I have the most perfect Friend With Benefits. We have been FWB for 7 yrs (on and off in between relationships- we’ve never cheated), he is a good friend, but not a great friend. He is good in bed, but not great in bed. He is attractive but not super attractive. He treats me well, but not really well. He lives 2 hrs away making him accessible but not too accessible and we are 100% honest and open with each other, discussing our past present and future relationships. These are all the qualities needed for being able to sleep with someone casually without falling for each other.
I had been attracted to my FWB for 5 yrs before we actually hooked up. He is 4yrs younger than me, which in your early 20’s feels like a life time. But now that we are in our 30’s the age gap means nothing at all.
The reason I love him and love to keep him around is because I can call him whenever I want for a booty call. It could be a random Tuesday night; I’m home, alone, bored and lonely. A quick text to my FWB and my woes are all but gone.
And he is happy to take my calls. This can be a conversation on what we would love to be doing to each other right now (generally sexually explicit), the weather, work or planning our next rendezvous. He is just good company when I need it.
Once we get to our rendezvous I love the fact that we have no inhibitions, we are so comfortable around each other that we can walk around the kitchen completely naked at 10am in the morning, before going back to bed for a quickie then heading out for a nice breakfast.
I love the fact that we trust each other with secrets and personal matters. That he only talks to me about the shit going on with his family, and I only talk to him about shit going on with my dating disasters. It is so nice to be able to bounce ideas off each other and ask for opinions and advice on issues we have expert knowledge on. On this, he is dependable.

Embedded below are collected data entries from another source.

@@ -177,36 +225,17 @@
     pdl_wait();
     const int t = tid % NQ, rw = tid / NQ;
     const int red_ld = N + 4;
-    float* red = xs;
-    uint32_t it = 0;
+    uint32_t it = 0, p = 0;
     for (int item = blockIdx.x; item < n_items; item += gridDim.x) {
-        const int b = item_block(item);
         int total = CAP;
-        for (int first = 0; first < total; first += CAP) {
-            if (warp == 0) {
-                const int tot = gu_cover(pb0, pb1, n_groups, b, first, CAP, cov_c, lane);
-                if (lane == 0) {
-                    const int ng = min(CAP, tot - first);
-                    int64_t row0;
-                    int n_elem;
-                    pass_range(b, cov_c, ng, row0, n_elem);
-                    s_total = tot;
-                    s_row0 = (int)(row0 - (int64_t)b * GU_BLK);
-                    s_nelem = n_elem;
-                    for (int i = 0; i < ng; ++i) rho_c[i] = (int)(pE0[cov_c[i]] % N);
-                }
-            }
-            named_bar_sync(1, GB_CONSUMERS);
-            total = s_total;
-            const int ng = min(CAP, total - first), nv = ng * G;
-            const int lrow0 = s_row0, n_elem = s_nelem;
-            for (int i = tid; i < nv * XS_LD; i += GB_CONSUMERS) {
-                const int v = i / XS_LD, L = i - v * XS_LD - 1;
-                const int g = cov_c[v / G], slot = g * G + v % G;
-                const int64_t k = (int64_t)b * GU_BLK + L - pE0[g] / N;
-                xs[v * XS_LD + L + 1] = (k >= 0 && k < K && slot < n_slots) ? X[(int64_t)slot * x_slot_stride + k] : 0.0f;
-            }
-            named_bar_sync(1, GB_CONSUMERS);
+        for (int first = 0; first < total; first += CAP, ++p) {
+            const int buf = p & 1;
+            mbar_wait(&xs_full[buf], (p >> 1) & 1);
+            const GuPass& ps = pass[buf];
+            total = ps.total;
+            const int ng = ps.ng, nv = ng * G;
+            const int lrow0 = ps.row0, n_elem = ps.n_elem;
+            const float* xb = xs[buf];
 
             float acc[GU_VEC][4];
 #pragma unroll
@@ -228,14 +257,14 @@
 #pragma unroll
                 for (int gi = 0; gi < CAP; ++gi) {
                     if (gi < ng) {
-                        const int rho = rho_c[gi];
+                        const int rho = ps.rho[gi];
                         const bool p0 = 4 * t < rho, p1 = 4 * t + 1 < rho, p2 = 4 * t + 2 < rho, p3 = 4 * t + 3 < rho;
 #pragma unroll
                         for (int m = 0; m < G; ++m) {
                             const int v = gi * G + m;
                             float xm[GB_RPR + 1];
 #pragma unroll
-                            for (int j = 0; j <= GB_RPR; ++j) xm[j] = xs[v * XS_LD + xb0 + j];
+                            for (int j = 0; j <= GB_RPR; ++j) xm[j] = xb[v * XS_LD + xb0 + j];
 #pragma unroll
                             for (int j = 0; j < GB_RPR; ++j) {
                                 acc[v][0] = fmaf(p0 ? xm[j] : xm[j + 1], w[j].x, acc[v][0]);
@@ -249,12 +278,13 @@
                 __syncwarp();
                 if (lane == 0) mbar_arrive(&empty_bar[s]);
             }
+            float* red = xs[buf];
             for (int vb0 = 0; vb0 < nv; vb0 += GU_VB) {
                 named_bar_sync(1, GB_CONSUMERS);
 #pragma unroll
                 for (int v = 0; v < GU_VEC; ++v) {
                     if (v >= vb0 && v < vb0 + GU_VB && v < nv) {
-                        const int rho = rho_c[v / G];
+                        const int rho = ps.rho[v / G];
                         float* row = red + (rw * GU_VB + (v - vb0)) * red_ld;
 #pragma unroll
                         for (int c = 0; c < 4; ++c) {
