# norlab-ulaval/mask_bev

Hardware: AMD Instinct MI355X
Metric: LiDAR scans/sec fwd+bwd, 120k-pt 512x512 BEV 100q (higher is better)
Workload: dtype bf16; 1 GPU; semantic_kitti_512: 120000 pts/scan, 512x512 BEV, 100 queries; scans_per_gpu=4, global_batch=4, parallelism=dp1, step=fwd + Hungarian loss + bwd + AdamW; inputs device-resident, launch=hip-graph, tuned_gemm_table=True, k3_adam_fused=True

## Files before the change

include/maskbev_hip.h:

```cpp
#ifndef MASKBEV_HIP_H_
#define MASKBEV_HIP_H_

#include <stddef.h>
#include <stdint.h>

#ifdef __cplusplus
extern "C" {
#endif

typedef enum {
  MBV_OK = 0,
  MBV_ERR_BAD_ARG = -1,
  MBV_ERR_WORKSPACE = -2,
  MBV_ERR_UNSUPPORTED = -3
} mbv_status;

int mbv_abi_version(void);

#define MBV_DT_F32 0
#define MBV_DT_BF16 1
#define MBV_DT_F16 2

size_t mbv_voxelize_workspace_bytes(int64_t total_points, int32_t batch, int64_t cells_per_scan);

// ... 349 lines not shown
                      int64_t stride_w, int64_t stride_acc, void* stream);

size_t mbv_gemm16_nn_workspace_bytes(int64_t m, int64_t k, int32_t batch);

int mbv_gemm16_nn(const void* g, const void* w, void* out, const void* aux, float* colsum, int64_t m, int64_t n,
                  int64_t k, int64_t ldg, int64_t ldw, int64_t ldo, int64_t ldaux, int32_t dtype, int32_t out_f32,
                  int32_t act, int32_t batch, int64_t stride_g, int64_t stride_w, int64_t stride_o, void* workspace,
                  size_t workspace_bytes, void* stream);

int64_t mbv_gemm16_nn_part_rows(int64_t m, int64_t k, int32_t batch);

int mbv_gemm16_nn_parts(const void* g, const void* w, void* out, const void* aux, float* parts, size_t parts_bytes,
                        int64_t m, int64_t n, int64_t k, int64_t ldg, int64_t ldw, int64_t ldo, int64_t ldaux,
                        int32_t dtype, int32_t out_f32, int32_t act, int32_t batch, int64_t stride_g, int64_t stride_w,
                        int64_t stride_o, void* stream);

size_t mbv_gemm16_tn_workspace_bytes(int64_t m, int64_t n, int64_t k);

int mbv_gemm16_tn(const void* g, const void* x, void* dw, int64_t m, int64_t n, int64_t k, int64_t ldg, int64_t ldx,
                  int64_t lddw, int32_t dtype, int32_t accumulate, int32_t out_f32, int32_t splits, int32_t batch,
                  int64_t stride_g, int64_t stride_x, int64_t stride_dw, void* workspace, size_t workspace_bytes,
                  void* stream);

int mbv_upsample_bilinear_bwd(const void* grad_out, int32_t grad_dtype, int64_t planes, int32_t h, int32_t w, int32_t in_h,
                              int32_t in_w, void* grad_in, int32_t in_dtype, void* stream);

int mbv_groupnorm_supported(int32_t channels, int32_t groups, int32_t h, int32_t w);
size_t mbv_groupnorm_workspace_bytes(int64_t batch, int32_t channels, int32_t groups, int32_t h, int32_t w);
int mbv_groupnorm_fwd(const void* x, int32_t x_dtype, int64_t batch, int32_t channels, int32_t h, int32_t w,
                      int32_t groups, const float* gamma, const float* beta, float eps, const void* add,
// ... 228 lines not shown
```

mask_bev_amd/_lib.py:

```python
from __future__ import annotations

import ctypes
import os
from ctypes import c_double, c_float, c_int32, c_int64, c_size_t, c_void_p
from typing import Dict, List, Tuple

_PKG_DIR = os.path.dirname(os.path.abspath(__file__))
LIB_PATH = os.path.join(_PKG_DIR, 'libmaskbev_hip.so')

ABI_VERSION = 59


class MaskBevHipError(RuntimeError):
    pass


_P = c_void_p
_F = c_float
_I = c_int32
_L = c_int64
_D = c_double

SIGNATURES: Dict[str, Tuple[object, List[object]]] = {
    'mbv_abi_version': (ctypes.c_int, []),
# ... 99 lines not shown
    'mbv_mask_logits_fwd': (ctypes.c_int, [_P, _P, _I, _I, _I, _I, _L, _P, _I, _P]),
    'mbv_attn_mask_from_logits': (ctypes.c_int, [_P, _I, _L, _I, _I, _I, _I, _P, _P]),
    'mbv_attn_workspace_bytes': (c_size_t, [_I, _I, _I, _I, _I]),
    'mbv_attn_fwd': (ctypes.c_int, [_P, _P, _P, _P, _I, _I, _I, _I, _I, _I, _P, _P, _P, c_size_t, _P]),
    'mbv_attn_bwd': (ctypes.c_int, [_P, _P, _P, _P, _P, _P, _P, _I, _I, _I, _I, _I, _I, _P, _P, _P, _P]),
    'mbv_attn_fwd_ld': (ctypes.c_int, [_P, _P, _P, _I, _P, _I, _I, _I, _I, _I, _I, _P, _P, _P, c_size_t, _P]),
    'mbv_gemm16_supported': (ctypes.c_int, [_I, _L, _L, _L]),
    'mbv_gemm16_nt': (ctypes.c_int, [_P, _P, _P, _P, _P, _L, _L, _L, _L, _L, _L, _I, _I, _I, _I, _L, _L, _L, _P]),
    'mbv_gemm16_nt_acc': (ctypes.c_int, [_P, _P, _P, _L, _L, _L, _L, _L, _L, _I, _I, _I, _L, _L, _L, _P]),
    'mbv_gemm16_nn_workspace_bytes': (c_size_t, [_L, _L, _I]),
    'mbv_gemm16_nn': (ctypes.c_int, [_P, _P, _P, _P, _P, _L, _L, _L, _L, _L, _L, _L, _I, _I, _I, _I, _L, _L, _L, _P,
                                     c_size_t, _P]),
    'mbv_gemm16_nn_part_rows': (ctypes.c_int64, [_L, _L, _I]),
    'mbv_gemm16_nn_parts': (ctypes.c_int, [_P, _P, _P, _P, _P, c_size_t, _L, _L, _L, _L, _L, _L, _L, _I, _I, _I, _I, _L,
                                           _L, _L, _P]),
    'mbv_gemm16_tn_workspace_bytes': (c_size_t, [_L, _L, _L]),
    'mbv_gemm16_tn': (ctypes.c_int, [_P, _P, _P, _L, _L, _L, _L, _L, _L, _I, _I, _I, _I, _I, _L, _L, _L, _P, c_size_t,
                                     _P]),
    'mbv_attn_bwd_ld': (ctypes.c_int, [_P, _P, _P, _I, _P, _P, _P, _P, _I, _I, _I, _I, _I, _I, _P, _P, _P, _I, _I, _P]),
    'mbv_msda_query_inputs': (ctypes.c_int, [_P, _P, _L, _L, _I, _I, _P, _P, _P]),
    'mbv_upsample_bilinear_bwd': (ctypes.c_int, [_P, _I, _L, _I, _I, _I, _I, _P, _I, _P]),
    'mbv_groupnorm_supported': (ctypes.c_int, [_I, _I, _I, _I]),
    'mbv_groupnorm_workspace_bytes': (c_size_t, [_L, _I, _I, _I, _I]),
    'mbv_groupnorm_fwd': (ctypes.c_int, [_P, _I, _L, _I, _I, _I, _I, _P, _P, _F, _P, _I, _I, _I, _I, _P, _I, _P, _P, _P,
                                         c_size_t, _P]),
    'mbv_groupnorm_bwd': (ctypes.c_int, [_P, _I, _P, _I, _P, _P, _P, _P, _L, _I, _I, _I, _I, _I, _P, _I, _P, _P, _I, _P,
                                         _P]),
    'mbv_gemm16_tn_group_workspace_bytes': (c_size_t, [_P, _P, _P, _I]),
    'mbv_gemm32s_supported': (ctypes.c_int, [_I, _L, _L, _L]),
    'mbv_f32_absmax_group': (ctypes.c_int, [_P, _P, _P, _P, _P, _I, _P]),
# ... 126 lines not shown
```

But we can not depend on each other totally. Since he lives 2 hrs from me, he can never be a quick (physical) fix. Seeing each other has to come with planning. This distance also means that we have very separate lives. I have a group of friends that he ‘kind of’ knows and he has a group of friends that I ‘kind of’ know. We have a group of friends that we both know, but these days, we are never together with this group of friends. This works great. If we lived close to each other, he would be far too accessible for a lonely single girl sitting home alone with nothing to do.
So why were we never officially together? Why, with all these great attributes our relationships has, were we never a couple? Why was he never boyfriend material and why was I never girlfriend material.

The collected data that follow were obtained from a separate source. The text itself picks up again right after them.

diff --git a/mava_amd/csrc/ppo_train_h2.hip b/mava_amd/csrc/ppo_train_h2.hip
--- a/mava_amd/csrc/ppo_train_h2.hip
+++ b/mava_amd/csrc/ppo_train_h2.hip
@@ -1048,7 +1048,15 @@
 int mava_train_h2_launch(mava_ctx* ctx, const TrainTask& tk_in, int n_slab, bool actor, hipStream_t s) {
   TrainTask tk = tk_in;
   tk.force_xlo = (ctx->train_variant & 2) != 0;
+  tk.w8_no_ring = (ctx->train_variant & 4) != 0;
   if ((ctx->train_variant & 1) == 0) {
+    if (ctx->w8_exact_tiles == nullptr) {
+      void* word = nullptr;
+      MAVA_HIP_CHECK(hipMalloc(&word, sizeof(unsigned long long)));
+      ctx->w8_exact_tiles = static_cast<unsigned long long*>(word);
+      MAVA_HIP_CHECK(hipMemsetAsync(word, 0, sizeof(unsigned long long), s));
+    }
+    tk.w8_exact_tiles = ctx->w8_exact_tiles;
     const int rc8 = mava_train_w8_launch(tk, n_slab, actor, s);
     if (rc8 <= 0) {
       if (rc8 == 0) { ++ctx->h2_launches; ++ctx->w8_launches; }
diff --git a/mava_amd/csrc/ppo_train_task.h b/mava_amd/csrc/ppo_train_task.h
--- a/mava_amd/csrc/ppo_train_task.h
+++ b/mava_amd/csrc/ppo_train_task.h
@@ -27,7 +27,9 @@
   long slab_stride;
   unsigned long long* stamps;
   int force_xlo;
+  int w8_no_ring;
   unsigned long long* exact_tiles;
+  unsigned long long* w8_exact_tiles;
 };
 
 struct mava_ctx;
diff --git a/mava_amd/csrc/ppo_train_w8.hip b/mava_amd/csrc/ppo_train_w8.hip
--- a/mava_amd/csrc/ppo_train_w8.hip
+++ b/mava_amd/csrc/ppo_train_w8.hip
@@ -14,7 +14,10 @@
 constexpr int GWD = MAVA_W8_GWD;
 
 #ifdef MAVA_STAMPS
-#define WSTAMP_DECL unsigned long long ws_prev = __builtin_readcyclecounter(), ws_acc[16] = {0, 0, 0, 0, 0, 0, 0, 0, 0, 0, 0, 0, 0, 0, 0, 0};
+#define WSTAMP_DECL                                          \
+  unsigned long long ws_prev = __builtin_readcyclecounter(); \
+  unsigned long long ws_acc[32];                             \
+  for (int ws_k = 0; ws_k < 32; ++ws_k) ws_acc[ws_k] = 0;
 #define WSTAMP(i)                                                   \
   do {                                                              \
     __builtin_amdgcn_sched_barrier(0);                              \
@@ -28,6 +31,14 @@
 #define WSTAMP(i)
 #endif
 
+template <bool B>
+struct BoolTag {
+  static constexpr bool value = B;
+};
+template <int N>
+struct IntTag {
+  static constexpr int value = N;
+};
 struct Frag4 {
   half4 hi, lo;
 };
@@ -85,6 +96,8 @@
   L.end = L.small + (32 + 16 + 16) * 4;
   return L;
 }
+
+constexpr bool w8_ring(int no, int s1) { return no == 8 && s1 <= 3; }
 
 template <int NO, int S1, int XV, int W2R, bool ACTOR, int ROLE>
 __device__ __forceinline__ void w8_body(const TrainTask& tk, const W8Layout& L, u8* lds) {
@@ -219,7 +232,7 @@
     if constexpr (ACTOR) return fr;
     else return (tk.xshare == 1) ? fr : ((uint32_t)tk.xshare == Au ? (uint32_t)p_raw : fr / (uint32_t)tk.xshare);
   };
-  auto stage_issue = [&](uint32_t fr, float (&xr)[NR]) {
+  auto stage_issue = [&](uint32_t fr, float (&xr)[NR]) __attribute__((always_inline)) {
     const float* xrow = tk.x + (long)fr * din;
 #pragma unroll
     for (int k = 0; k < NPC; ++k) {
@@ -235,8 +248,10 @@
   };
   u8* const xs_dummy = reinterpret_cast<u8*>(misc + 8);
   const int xsw = 16 * w8_sw(srow);
-  auto stage_commit = [&](int buf, const float (&xr)[NR]) {
-    u8* base = lds + L.xs + buf * WIMG + WROW * srow;
+  unsigned* const ring_flag = reinterpret_cast<unsigned*>(misc + 4);
+  auto commit_rows = [&](auto lo_tag, int xoff, unsigned* flag, const float (&xr)[NR]) __attribute__((always_inline)) {
+    constexpr bool LO = decltype(lo_tag)::value;
+    u8* base = lds + L.xs + xoff + WROW * srow;
     uint32_t lo_any = 0;
 #pragma unroll
     for (int k = 0; k < NPC; ++k) {
@@ -251,19 +266,21 @@
 #pragma unroll
         for (int e = 0; e < 2; ++e) { _Float16 x0, x1; split1(xr[2 * k + e], x0, x1); a[e] = x0; b[e] = x1; }
         *reinterpret_cast<half2v*>(qa) = a;
-        *reinterpret_cast<half2v*>(qb) = b;
+        if constexpr (LO) *reinterpret_cast<half2v*>(qb) = b;
         lo_any |= __builtin_bit_cast(uint32_t, b) & 0x7FFF7FFFu;
       } else {
         _Float16 x0, x1;
         split1(xr[k], x0, x1);
         *reinterpret_cast<_Float16*>(qa) = x0;
-        *reinterpret_cast<_Float16*>(qb) = x1;
+        if constexpr (LO) *reinterpret_cast<_Float16*>(qb) = x1;
         lo_any |= (uint32_t)__builtin_bit_cast(uint16_t, x1) & 0x7FFFu;
       }
     }
-    if (lo_any != 0) xflag[buf] = 1u;
-  };
-  auto load_row = [&](uint32_t fr, int& act, float& f0, float& f1, uint32_t& m) {
+    if (lo_any != 0) *flag = 1u;
+  };
+  auto stage_commit = [&](int buf, const float (&xr)[NR]) __attribute__((always_inline)) { commit_rows(BoolTag<true>{}, buf * WIMG, xflag + buf, xr); };
+  auto stage_commit_hi = [&](int xoff, const float (&xr)[NR]) __attribute__((always_inline)) { commit_rows(BoolTag<false>{}, xoff, ring_flag, xr); };
+  auto load_row = [&](uint32_t fr, int& act, float& f0, float& f1, uint32_t& m) __attribute__((always_inline)) {
     if constexpr (ACTOR) {
       act = tk.action[fr];
       f0 = tk.old_logp[fr];
@@ -336,51 +353,67 @@
   const int dyRd = DYROW * i + 8 * kg;
   const int dyTr = DYROW * trow + 8 * tp;
   int buf = 0;
-
+  auto layer1_hi = [&](const u8* X, f32x4 (&z)[2], auto fence_tag) __attribute__((always_inline)) {
+    z[0] = f32x4{0, 0, 0, 0};
+    z[1] = f32x4{0, 0, 0, 0};
+    half8 xb[2];
+#pragma unroll
+    for (int nt = 0; nt < 2; ++nt) xb[nt] = *reinterpret_cast<const half8*>(X + 4096 * nt + rdA[0]);
+#pragma unroll
+    for (int s = 0; s < S1; ++s) {
+      const half8 b[2] = {xb[0], xb[1]};
+      if (s + 1 < S1) {
+#pragma unroll
+        for (int nt = 0; nt < 2; ++nt) xb[nt] = *reinterpret_cast<const half8*>(X + 4096 * nt + rdA[(s + 1) & 3]);
+      }
+#pragma unroll
+      for (int nt = 0; nt < 2; ++nt) z[nt] = mfma2w_blo0(W1f[s], b[nt], z[nt]);
+      if constexpr (decltype(fence_tag)::value) __builtin_amdgcn_sched_barrier(0);
+    }
+  };
+
+  f32x4 acc[2], accn[2];
+  int xo0 = 0, xo1 = WPLANE32, xo2 = 2 * WPLANE32;
+  bool leave = false;
   WSTAMP_DECL
-  for (; it < ntiles; it += gridDim.x, buf ^= 1) {
-    WSTAMP(14);
+  auto tile = [&](auto ex_tag) __attribute__((always_inline)) {
+    constexpr bool EX = decltype(ex_tag)::value;
+    constexpr int SB = EX ? 16 : 0;
+    WSTAMP(SB + 14);
     const long itn = it + gridDim.x;
-    const bool have_next = itn < ntiles;
-    const u8* const XSI = lds + L.xs + buf * WIMG;
+    const bool have_next = itn < ntiles, have_next2 = itn + gridDim.x < ntiles;
+    const bool drain = EX && leave;
+    const int bufL = (xo0 == 2 * WPLANE32) ? 0 : 1;
+    const u8* const XSI = lds + L.xs + (EX ? xo0 : buf * WIMG);
     uint32_t xrow_next = DO_STAGE ? stage_row(ps_next, as_next) : 0u, lrow_next = DO_LOSS ? ((uint32_t)pl_next * Au + al_next) : 0u;
     if constexpr (DO_STAGE) asm volatile("" : "+v"(xrow_next));
     if constexpr (DO_LOSS) asm volatile("" : "+v"(lrow_next));
 
-    f32x4 acc[2] = {f32x4{0, 0, 0, 0}, f32x4{0, 0, 0, 0}};
-    const bool x_lo = __builtin_amdgcn_readfirstlane((int)xflag[buf]) != 0 || tk.force_xlo != 0;
-    if (x_lo) {
-      Frag xb[2];
-#pragma unroll
-      for (int nt = 0; nt < 2; ++nt) xb[nt] = read_row(XSI + 4096 * nt, WPLANE32, rdA[0]);
-#pragma unroll
-      for (int s = 0; s < S1; ++s) {
-        Frag b[2] = {xb[0], xb[1]};
-        if (s + 1 < S1) {
-#pragma unroll
-          for (int nt = 0; nt < 2; ++nt) xb[nt] = read_row(XSI + 4096 * nt, WPLANE32, rdA[(s + 1) & 3]);
+    bool x_lo = false;
+    if constexpr (!EX) {
+      x_lo = __builtin_amdgcn_readfirstlane((int)xflag[buf]) != 0 || tk.force_xlo != 0;
+      if (x_lo) {
+        acc[0] = f32x4{0, 0, 0, 0};
+        acc[1] = f32x4{0, 0, 0, 0};
+        Frag xb[2];
+#pragma unroll
+        for (int nt = 0; nt < 2; ++nt) xb[nt] = read_row(XSI + 4096 * nt, WPLANE32, rdA[0]);
+#pragma unroll
+        for (int s = 0; s < S1; ++s) {
+          Frag b[2] = {xb[0], xb[1]};
+          if (s + 1 < S1) {
+#pragma unroll
+            for (int nt = 0; nt < 2; ++nt) xb[nt] = read_row(XSI + 4096 * nt, WPLANE32, rdA[(s + 1) & 3]);
+          }
+#pragma unroll
+          for (int nt = 0; nt < 2; ++nt) acc[nt] = mfma3w(W1f[s], b[nt], acc[nt]);
+          __builtin_amdgcn_sched_barrier(0);
         }
-#pragma unroll
-        for (int nt = 0; nt < 2; ++nt) acc[nt] = mfma3w(W1f[s], b[nt], acc[nt]);
-        __builtin_amdgcn_sched_barrier(0);
-      }
-    } else {
-      half8 xb[2];
-#pragma unroll
-      for (int nt = 0; nt < 2; ++nt) xb[nt] = *reinterpret_cast<const half8*>(XSI + 4096 * nt + rdA[0]);
-#pragma unroll
-      for (int s = 0; s < S1; ++s) {
-        const half8 b[2] = {xb[0], xb[1]};
-        if (s + 1 < S1) {
-#pragma unroll
-          for (int nt = 0; nt < 2; ++nt) xb[nt] = *reinterpret_cast<const half8*>(XSI + 4096 * nt + rdA[(s + 1) & 3]);
-        }
-#pragma unroll
-        for (int nt = 0; nt < 2; ++nt) acc[nt] = mfma2w_blo0(W1f[s], b[nt], acc[nt]);
-        __builtin_amdgcn_sched_barrier(0);
-      }
-    }
-    WSTAMP(0);
+      } else {
+        layer1_hi(XSI, acc, BoolTag<true>{});
+      }
+    }
+    WSTAMP(SB + 0);
     uint32_t relu1 = 0;
 #pragma unroll
     for (int nt = 0; nt < 2; ++nt) {
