int dpi_stat_blocks(int C, size_t V);
int dpi_channel_stats(const float* x, const float* chain, int C, size_t V, double* partials, void* stream);
int dpi_bn_finalize(const double* partials, int nblk, int C, size_t count, const float* gamma,
                    const float* beta, float eps, float momentum, float slope, int act_first,
                    const float* in_chain, float* running_mean, float* running_var, int64_t* num_batches_tracked,
                    float* mean_invstd, float* chain_out, void* stream);
int dpi_chain_apply(const float* x, const float* chain, int C, size_t V, float* y, void* stream);
int dpi_bn_bwd_reduce(const float* dy, const float* x, const float* mean_invstd, const float* gamma,
                      const float* beta, const float* in_chain, float pre_slope, float post_slope, int C,
                      size_t V, double* partials, void* stream);
int dpi_bn_bwd_apply(const float* dy, const float* x, const float* mean_invstd, const float* gamma,
                     const float* beta, const float* in_chain, float pre_slope, float post_slope,
                     const double* partials, int nblk, int C, size_t V, float* dx, float* dgamma,
                     float* dbeta, void* stream);
int dpi_bn_bwd_apply_fork(const float* dy, const float* x, const float* mean_invstd, const float* gamma,
                          const float* beta, const float* in_chain, float pre_slope, float post_slope,
                          const double* partials, int nblk, int C, size_t V, float* dx, float* dgamma,
                          float* dbeta, const float* xa, const float* mi_a, const float* gamma_a,
                          const float* beta_a, const float* chain_a, float post_a, double* partials_a,
                          const float* xb, const float* mi_b, const float* gamma_b, const float* beta_b,
                          const float* chain_b, float post_b, double* partials_b, void* stream);
int dpi_bn_bwd_apply_dual(const float* dy, int nblk, int C, size_t V, const float* xa, const float* mi_a,
                          const float* gamma_a, const float* beta_a, const float* chain_a, float post_a,
                          const double* partials_a, float* dxa, float* dgamma_a, float* dbeta_a, const float* xb,
                          const float* mi_b, const float* gamma_b, const float* beta_b, const float* chain_b,
                          float post_b, const double* partials_b, float* dxb, float* dgamma_b, float* dbeta_b,
                          int f_lo, int f_hi, const float* f_mi, const float* f_gamma, const float* f_beta,
                          float f_post, double* f_partials, void* stream);
int dpi_chain_add_stats(const float* a, const float* chain_a, const float* b, const float* chain_b, int C,
                        size_t V, float slope, float* t, double* partials, void* stream);
int dpi_lrelu_bwd(const float* dy, const float* x, float slope, size_t n, float* dx, void* stream);
#define DPI_ACT_ELU 1
#define DPI_ACT_TANH 2
#define DPI_ACT_SIGMOID 3
int dpi_act_fwd(const float* x, size_t n, int kind, float* y, void* stream);
int dpi_act_bwd(const float* dy, const float* y, size_t n, int kind, float* dx, void* stream);
int dpi_add(const float* a, const float* b, size_t n, float* y, void* stream);
int dpi_channel_sum(const float* x, int C, size_t V, double* ws, float* out, void* stream);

Well I can’t speak for him, but for me personally, I hate that I never come first in his life. I would plan a whole 3 day weekend in Sydney with him, only for him to cancel it, day by day, to hang out with his mates.
I also hate that the reason he chose to hang out with those friends instead of me, was because for all the illicit drugs they do. He prefers alcohol, drugs and hookers than hanging out with me, wish I usually take as a personal insult.
I have also been disappointed one too many times in the bedroom. Don’t get me wrong, when he wants to be, he is great in bed, but he can be so lazy sometimes that it would be 5 min start to finish (including foreplay) and then time to go to sleep. It once got to a point where I was yelling at him it was so bad. “I’ve driven 2 hrs to see you and that’s all you’ve got?! 5 min including foreplay!!! YOU HAVE GOT TO BE KIDDING ME”. There have been a few too many restless, sleepless nights spent at his house, and he doesn’t care.
Along with the ‘don’t care if you’re satisfied or not’ attitude, he has never made the effort to come and see me at my house. It is always me travelling to see him. As I mentioned previously, we live 2 hrs away from each other. And in the 7 yrs we have been sleeping together, he has visited me twice. Disgruntley.
But in all honesty, that is how he has to be towards me, for us to continue this brilliant arrangement we have. If he was committed to spending all his time with me, ensuring I was satisfied in the bedroom and visiting me often, then how would this be different from a relationship? It wouldn’t. And therefore we continue as we are. It is actually refreshing to know that we can have regular sex both knowing that he doesn’t ever want to marry me and I don’t ever want to marry him. We are happily temporary.
I wish nothing but the best for him in his future relationships, and I’d like to think he thinks the same towards me, whenever that time might be. And when we do find our permanent significant others in life, I’d like to think that we will both look back on our happily temporary relationship with fond memories, and ensure we keep each other’s phone number in case both our marriages goes to the shitter.